I poliziotti hanno, così, deciso di perquisire il 31enne e la sua macchina, ritrovando all’interno del mezzo dei contratti di lavoro, buste paga e carte di credito. Tutti falsi. Documenti che servivano da garanzia e con i quali, presumibilmente, si recava nelle banche, per poi depositare una piccola somma di denaro aprire un conto, facendosi rilasciare libretti d’assegno e carte di credito.
Viterbo, però, era solo uno dei nomi nella lunga lista delle città in cui G.C. ha messo a segno le sue azioni. Il 31enne aveva aperto conti a Bologna, Firenze, Salerno, Pescara e Milano. Un giro su tutto il territorio nazionale.
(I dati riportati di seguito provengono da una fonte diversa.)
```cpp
int msmd_gemm_actbwd(const void* A, const void* W, const void* Z, void* C, int M, int N, int K, int in_dtype, int out_dtype,
                     long lda, long ldw, int act, float p_drop, const unsigned long* rng_state, unsigned int site,
                     msmd_stream_t stream);

int msmd_gemm_batched2(const void* A, const void* W, void* C, int M, int N, int K, int in_dtype, int out_dtype,
                       long lda, long ldw, long ldc, int batch_outer, long strideA_o, long strideW_o, long strideC_o,
                       int batch_inner, long strideA_i, long strideW_i, long strideC_i, msmd_stream_t stream);

int msmd_gemm_tn(const void* A, const void* B, float* C, float* colsum, int M, int N, int K, long lda, long ldb,
                 long ldc, int batch, long strideA, long strideB, long strideC, int b_rows_per_window,
                 long b_window_stride, int accumulate, void* ws, long ws_bytes, msmd_stream_t stream);
long msmd_gemm_tn_workspace(int M, int N, int K, int batch);

int msmd_layernorm(const void* x, const void* residual, const float* gamma, const float* beta,
                   const float* post_add, void* y, int rows, int cols, float eps, int act,
                   int in_dtype, int out_dtype, msmd_stream_t stream);
int msmd_layernorm_pre(const void* x, const float* pre_gamma, const float* pre_beta, const void* residual,
                       const float* gamma, const float* beta, void* y, int rows, int cols, float eps, int dtype,
                       msmd_stream_t stream);

int msmd_layernorm_f16x2(const float* x, const float* residual, const float* gamma, const float* beta,
                         const float* post_add, float* y, void* y_split, int rows, int cols, float eps, int act,
                         msmd_stream_t stream);

int msmd_split_f16x2(const float* x, void* y, long rows, int cols, long ldx, int cols_out, msmd_stream_t stream);
int msmd_unsplit_f16x2(const void* x, float* y, long rows, int cols, int cols_in, long ldy, msmd_stream_t stream);

int msmd_attention_prefetch(const void* Q, const void* K, const void* V, void* O, int B, int H, int Tq, int Tk,
                            long q_bstride, long q_tstride, long k_bstride, long k_tstride, long v_bstride,
                            long v_tstride, long o_bstride, long o_tstride, float scale, const uint8_t* mask, int dtype,
                            const void* const* prefetch_ptrs, const long* prefetch_bytes, int n_prefetch,
                            msmd_stream_t stream);
// ... 273 lines not shown
```

### ubisoft-laforge-msmd_amd/csrc/gemm.hip

```cpp
#include "common.h"
#include <atomic>
#include <utility>

struct GemmArgs {
  const void* A; const void* W; const float* bias; const void* R; void* C;
  int M, N, K;
  long lda; int rows_per_batch; long a_batch_stride; long ldw, ldc, ldr;
  int act; int vec_ok; float inv_rpb;
  long strideA, strideW, strideC, strideBias, strideR;
  int mt, nt;
  int batch_inner; long strideA2, strideW2, strideC2;
  void* Z; float p_drop; const unsigned long* rng; unsigned site;
  int xn;
  int flags;
  const float* a_stats = nullptr; int a_nt = 0; const float* w_colsum = nullptr;
  const float* r_stats = nullptr; int r_nt = 0; const float* r_gamma = nullptr; const float* r_beta = nullptr;
  float* stats_out = nullptr; float ln_eps = 1e-5f;
  int stagger_ticks = 0;
};

enum : int {
  GF_WRITE_THROUGH = 1, GF_PAIRED_STORES = 2, GF_STAGGER = 4,
  GF_ACT_BWD = 8,
  GF_ONE_TILE = 16, GF_NO_256 = 32,
  GF_W_BELOW_32 = 64,
};
struct GemmActWord { int act, hint, flags; };
static constexpr GemmActWord gemm_unpack_act(int act) {
  return {act & 0xff, (act >> 8) & 0xff, ((act >> 16) & 7) | (((act >> 19) & 7) << 4)};
}
static_assert(gemm_unpack_act(MSMD_GEMM_WRITE_THROUGH).flags == GF_WRITE_THROUGH && gemm_unpack_act(MSMD_GEMM_PAIRED_STORES).flags == GF_PAIRED_STORES &&
              gemm_unpack_act(MSMD_GEMM_STAGGER).flags == GF_STAGGER && gemm_unpack_act(MSMD_GEMM_ONE_TILE_PER_WORKGROUP).flags == GF_ONE_TILE &&
              gemm_unpack_act(MSMD_GEMM_NO_256_TILE).flags == GF_NO_256 && gemm_unpack_act(MSMD_GEMM_W_BELOW_32).flags == GF_W_BELOW_32 && gemm_unpack_act(~0).flags == (0x7f & ~GF_ACT_BWD),
              "internal flag bits follow include/msmd_hip.h; no bit of `act` sets the internal one");
enum : int {
  GV_GENERIC = 0,
  GV_SPLIT_128 = 1, GV_SPLIT_64 = 5,
  GV_64_DEEP = 9, GV_64 = 12,
  GV_256x64 = 14,
  GV_192 = 15,
  GV_128 = 17,
  GV_64x128 = 18,
  GV_128_AB = 13, GV_128_ONE_AB = 66,
  GV_256 = 80,
};

enum GemmEpi : int { EPI_ALL = 0, EPI_PLAIN = 1, EPI_LN_OPERAND = 2, EPI_LN_RESIDUAL = 3 };
constexpr int ACT_RUNTIME = -1;
constexpr int epia(GemmEpi e, int act) { return e + 10 * (1 + act); }
constexpr GemmEpi epia_family(int code) { return (GemmEpi)(code % 10); }
constexpr int epia_act(int code) { return code / 10 - 1; }

template <typename T> struct Mfma;
template <> struct Mfma<bf16_t> {
  static __device__ __forceinline__ void run(const u32x4& a, const u32x4& b, f32x4& acc) {
    acc = __builtin_amdgcn_mfma_f32_16x16x32_bf16(__builtin_bit_cast(bf16x8, a), __builtin_bit_cast(bf16x8, b),
                                                  acc, 0, 0, 0);
  }
};
template <> struct Mfma<f16_t> {
  static __device__ __forceinline__ void run(const u32x4& a, const u32x4& b, f32x4& acc) {
    acc = __builtin_amdgcn_mfma_f32_16x16x32_f16(__builtin_bit_cast(f16x8, a), __builtin_bit_cast(f16x8, b), acc, 0, 0, 0);
  }
};
template <> struct Mfma<float> {
  static __device__ __forceinline__ void run(const u32x4& a, const u32x4& b, f32x4& acc) {
#pragma unroll
// ... 208 lines not shown
      }
    }
  }
}

template <int FM>
__device__ __forceinline__ void ln_issue(const float* stats, int nt, int M, int m_base, int fr, int fq, f32x2 (&raw)[FM][4]) {
#pragma unroll
  for (int j = 0; j < FM; ++j) {
    const f32x2* sp = (const f32x2*)stats + min(m_base + j * 16 + fr, M - 1);
#pragma unroll
    for (int q = 0; q < 4; ++q) raw[j][q] = fq + 4 * q < nt ? sp[(long)(fq + 4 * q) * M] : f32x2{0.f, 0.f};
  }
}
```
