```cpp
bool conv_hpipe_ok(DType dt, bool out_f32, const ConvArgs& a) {
  if (a.gn_coef && (a.Cin > COEF_MAX_CIN || a.group_cout > 0)) return false;
  return dt == DT_BF16 && !out_f32 && !a.stem && !a.in2 && a.res_mode == 0 && a.mul_nch == 0 && a.KH == 3 && a.KW == 3 &&
         a.stride == 1 && a.pad == 1 && (a.relu_nch == 0 || a.relu_nch >= a.Cout) && a.Cout % 256 == 0 && a.Cin % 32 == 0 &&
         a.Cin >= 32 && a.ss_padded_host && (a.out_ld & 7) == 0 && a.zeros != nullptr;
}

#ifdef SYLPH_ABLATE
int launch_conv_hq(const ConvArgs& a, hipStream_t s);
#endif

int launch_conv_hpipe(const ConvArgs& a, hipStream_t s) {
#if defined(SYLPH_ABLATE) && defined(SYLPH_HQ_PROBE)
  static const int hq = SYLPH_AB_ENV("SYLPH_CONV_HQ", 0);
  if (hq) return launch_conv_hq(a, s);
#endif
  static bool attr_set = false;
  if (!attr_set) {
    if (hipFuncSetAttribute((const void*)conv_hpipe_kernel<false>, hipFuncAttributeMaxDynamicSharedMemorySize, LDS_BYTES) != hipSuccess) return -7;
    if (hipFuncSetAttribute((const void*)conv_hpipe_kernel<true>, hipFuncAttributeMaxDynamicSharedMemorySize, LDS_BYTES) != hipSuccess) return -7;
    attr_set = true;
  }
  const int chunk = (a.n_mtiles + 7) / 8;
  const int grid = 8 * chunk * a.n_ntiles;
  if (a.gn_coef) hipLaunchKernelGGL(conv_hpipe_kernel<true>, dim3(grid), dim3(PNT), LDS_BYTES, s, a);
  else hipLaunchKernelGGL(conv_hpipe_kernel<false>, dim3(grid), dim3(PNT), LDS_BYTES, s, a);
  return (int)hipGetLastError();
}

}
```

Before: 2245.

## Switch hpipe conv to 16x16x32 MFMA tiles with new LDS swizzle

Replaces the 32x32x16 bf16 MFMA tiling (4x2 accumulators, two k-substeps) with 16x16x32 MFMA over an 8x4 accumulator grid, and changes the LDS XOR swizzle for halo, weights and the packing kernel to match the new fragment read pattern. The GN input path now converts to bf16 with a vector convert and applies a branch-free max against a floor value instead of a conditional ReLU. The scheduling barriers and epilogue stores are reworked for the new accumulator shape. This trades the larger MFMA for more instructions, each with a shorter latency, and an altered bank-conflict profile.

Measured after the change: 2347 (median of 6 runs). 1.05x the previous value.

```diff
diff --git a/sylph-few-shot-detection_amd/csrc/conv_hpipe.hip b/sylph-few-shot-detection_amd/csrc/conv_hpipe.hip
--- a/sylph-few-shot-detection_amd/csrc/conv_hpipe.hip
+++ b/sylph-few-shot-detection_amd/csrc/conv_hpipe.hip
@@ -68,7 +68,7 @@
   const int tid = threadIdx.x, lane = tid & 63;
   const int wave = __builtin_amdgcn_readfirstlane(tid >> 6);
   const int wm = wave >> 2, wn = wave & 3;
-  const int l31 = lane & 31, lh = lane >> 5;
+  const int l15 = lane & 15, lq = lane >> 4;
 
   int2 tl0 = a.tiles[2 * mt], tl1 = a.tiles[2 * mt + 1];
   const int rot_key = (int)((unsigned)tl0.x >> 20);
@@ -96,7 +96,7 @@
     const int hy = (int)(((unsigned)h * sd.inv_hw2) >> 16), hx = h - hy * HP;
     const int iy = (ty >> 16) - 1 + hy, ix = (ty & 0xffff) - 1 + hx;
     const bool ok = h < HR && hx < PW + 2 && (unsigned)iy < (unsigned)sd.in_H && (unsigned)ix < (unsigned)sd.in_W;
-    const int cs = s4 ^ (((hy * PW + hx) >> 2) & 3);
+    const int cs = s4 ^ ((((hy * PW + hx) >> 2) & 1) << 1);
     hcs |= (unsigned)cs << (2 * g);
     hptr[g] = ok ? reinterpret_cast<const char*>(in + ((size_t)(sd.in_row0 + iy * sd.in_W + ix) * a.in_ld + cs * 8 + goff + c0 * 32))
                  : reinterpret_cast<const char*>(zero + s4 * 8);
@@ -128,7 +128,7 @@
   auto rot = [&](int cc) { const int c = c0 + cc; return c >= ncc ? c - ncc : c; };
 
   constexpr bool gn_in = GNIN;
-  const bool gn_relu = a.gn_relu != 0;
+  const short gn_floor = a.gn_relu != 0 ? (short)0 : (short)-32768;
   typedef unsigned u32x4 __attribute__((ext_vector_type(4)));
   typedef float f32x4v __attribute__((ext_vector_type(4)));
   const unsigned lds0 = (unsigned)(size_t)(__attribute__((address_space(3))) char*)smem;
@@ -158,13 +158,9 @@
       const f32x2v xv = {__uint_as_float(gx[e] << 16), __uint_as_float(gx[e] & 0xffff0000u)};
       const f32x2v av = {cs[e][0], cs[e][1]}, bv = {cs[e][2], cs[e][3]};
       const f32x2v r = __builtin_elementwise_fma(xv, av, bv);
-      bf16x2 pk;
-      pk[0] = (bf16_t)r[0]; pk[1] = (bf16_t)r[1];
-      unsigned u = __builtin_bit_cast(unsigned, pk);
-      if (gn_relu) {
-        const s16x2v z = {0, 0};
-        u = __builtin_bit_cast(unsigned, __builtin_elementwise_max(__builtin_bit_cast(s16x2v, u), z));
-      }
+      const bf16x2 pk = __builtin_convertvector(r, bf16x2);
+      const s16x2v fl = {gn_floor, gn_floor};
+      const unsigned u = __builtin_bit_cast(unsigned, __builtin_elementwise_max(__builtin_bit_cast(s16x2v, pk), fl));
       y[e] = u & live;
     }
     asm volatile("ds_write_b128 %0, %1" ::"v"(gn_addr(g, cc_of_piece)), "v"(y) : "memory");
@@ -173,42 +169,38 @@
 
   const SegDesc& sdm = wm ? sd1 : sd0;
   const int PWm = sdm.pw, HW2m = sdm.hpitch;
-  int a0[4];
-#pragma unroll
-  for (int i = 0; i < 4; ++i) {
-    const int m = i * 32 + l31;
+  int a0[8];
+#pragma unroll
+  for (int i = 0; i < 8; ++i) {
+    const int m = i * 16 + l15;
     const int my = (int)(((unsigned)m * sdm.inv_pw) >> 16);
     a0[i] = (wm * HPROWS + my * HW2m + (m - my * PWm)) * 64;
   }
-  int offB[2];
-#pragma unroll
-  for (int ks = 0; ks < 2; ++ks) offB[ks] = (wn * 64 + l31) * 64 + (((ks * 2 + lh) ^ ((l31 >> 2) & 3)) << 4);
-
-  f32x16 acc[4][2];
-#pragma unroll
-  for (int i = 0; i < 4; ++i)
-#pragma unroll
-    for (int j = 0; j < 2; ++j)
-#pragma unroll
-      for (int r = 0; r < 16; ++r) acc[i][j][r] = 0.f;
-  bf16x8 fa[2][4], fb[2][2];
+  const int offB = (wn * 64 + l15) * 64 + ((lq ^ (((l15 >> 2) & 1) << 1)) << 4);
+
+  f32x4 acc[8][4];
+#pragma unroll
+  for (int i = 0; i < 8; ++i)
+#pragma unroll
+    for (int j = 0; j < 4; ++j)
+#pragma unroll
+      for (int r = 0; r < 4; ++r) acc[i][j][r] = 0.f;
+  bf16x8 fa[8], fb[4];
 
   auto ldfrag = [&](int cc, int t) {
     const int kh = t / 3, kw = t - 3 * kh;
     const char* bs = smem + ((cc + t) & 3) * BSTAGE;
     const char* hs = smem + HALO_OFF + (cc & 1) * HBUF + (kh * HW2m + kw) * 64;
-    const int f = ((l31 + kh * PWm + kw) >> 2) & 3;
+    int key = l15;
+    asm volatile("" : "+v"(key));
+    const int so = (lq ^ ((((key + kh * PWm + kw) >> 2) & 1) << 1)) << 4;
 #ifdef HP_NOLDS
     if (cc + t > 0) return;
 #endif
 #pragma unroll
-    for (int ks = 0; ks < 2; ++ks) {
-      const int so = ((ks * 2 + lh) ^ f) << 4;
-#pragma unroll
-      for (int j = 0; j < 2; ++j) fb[ks][j] = *reinterpret_cast<const bf16x8*>(bs + offB[ks] + j * 2048);
-#pragma unroll
-      for (int i = 0; i < 4; ++i) fa[ks][i] = *reinterpret_cast<const bf16x8*>(hs + a0[i] + so);
-    }
+    for (int j = 0; j < 4; ++j) fb[j] = *reinterpret_cast<const bf16x8*>(bs + offB + j * 1024);
+#pragma unroll
+    for (int i = 0; i < 8; ++i) fa[i] = *reinterpret_cast<const bf16x8*>(hs + a0[i] + so);
   };
 
   auto issue_next = [&](int cc, int t) {
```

Durante i controlli, gli agenti hanno anche accertato che il tagliando dell’assicurazione della macchina del 31enne fosse falso, ed è questo il motivo per cui l’hanno sequestrato, insieme al mezzo.
L’uomo dovrà rispondere di dichiarazioni false sull’identità personali, sostituzione di persona, tentata truffa e truffa continuata.Il 31enne è stato arrestato e, processato con rito direttissimo, condannato a un anno e due mesi da scontare agli arresti domiciliari e gli è stato dato il foglio di via con il divieto di tornare a Viterbo.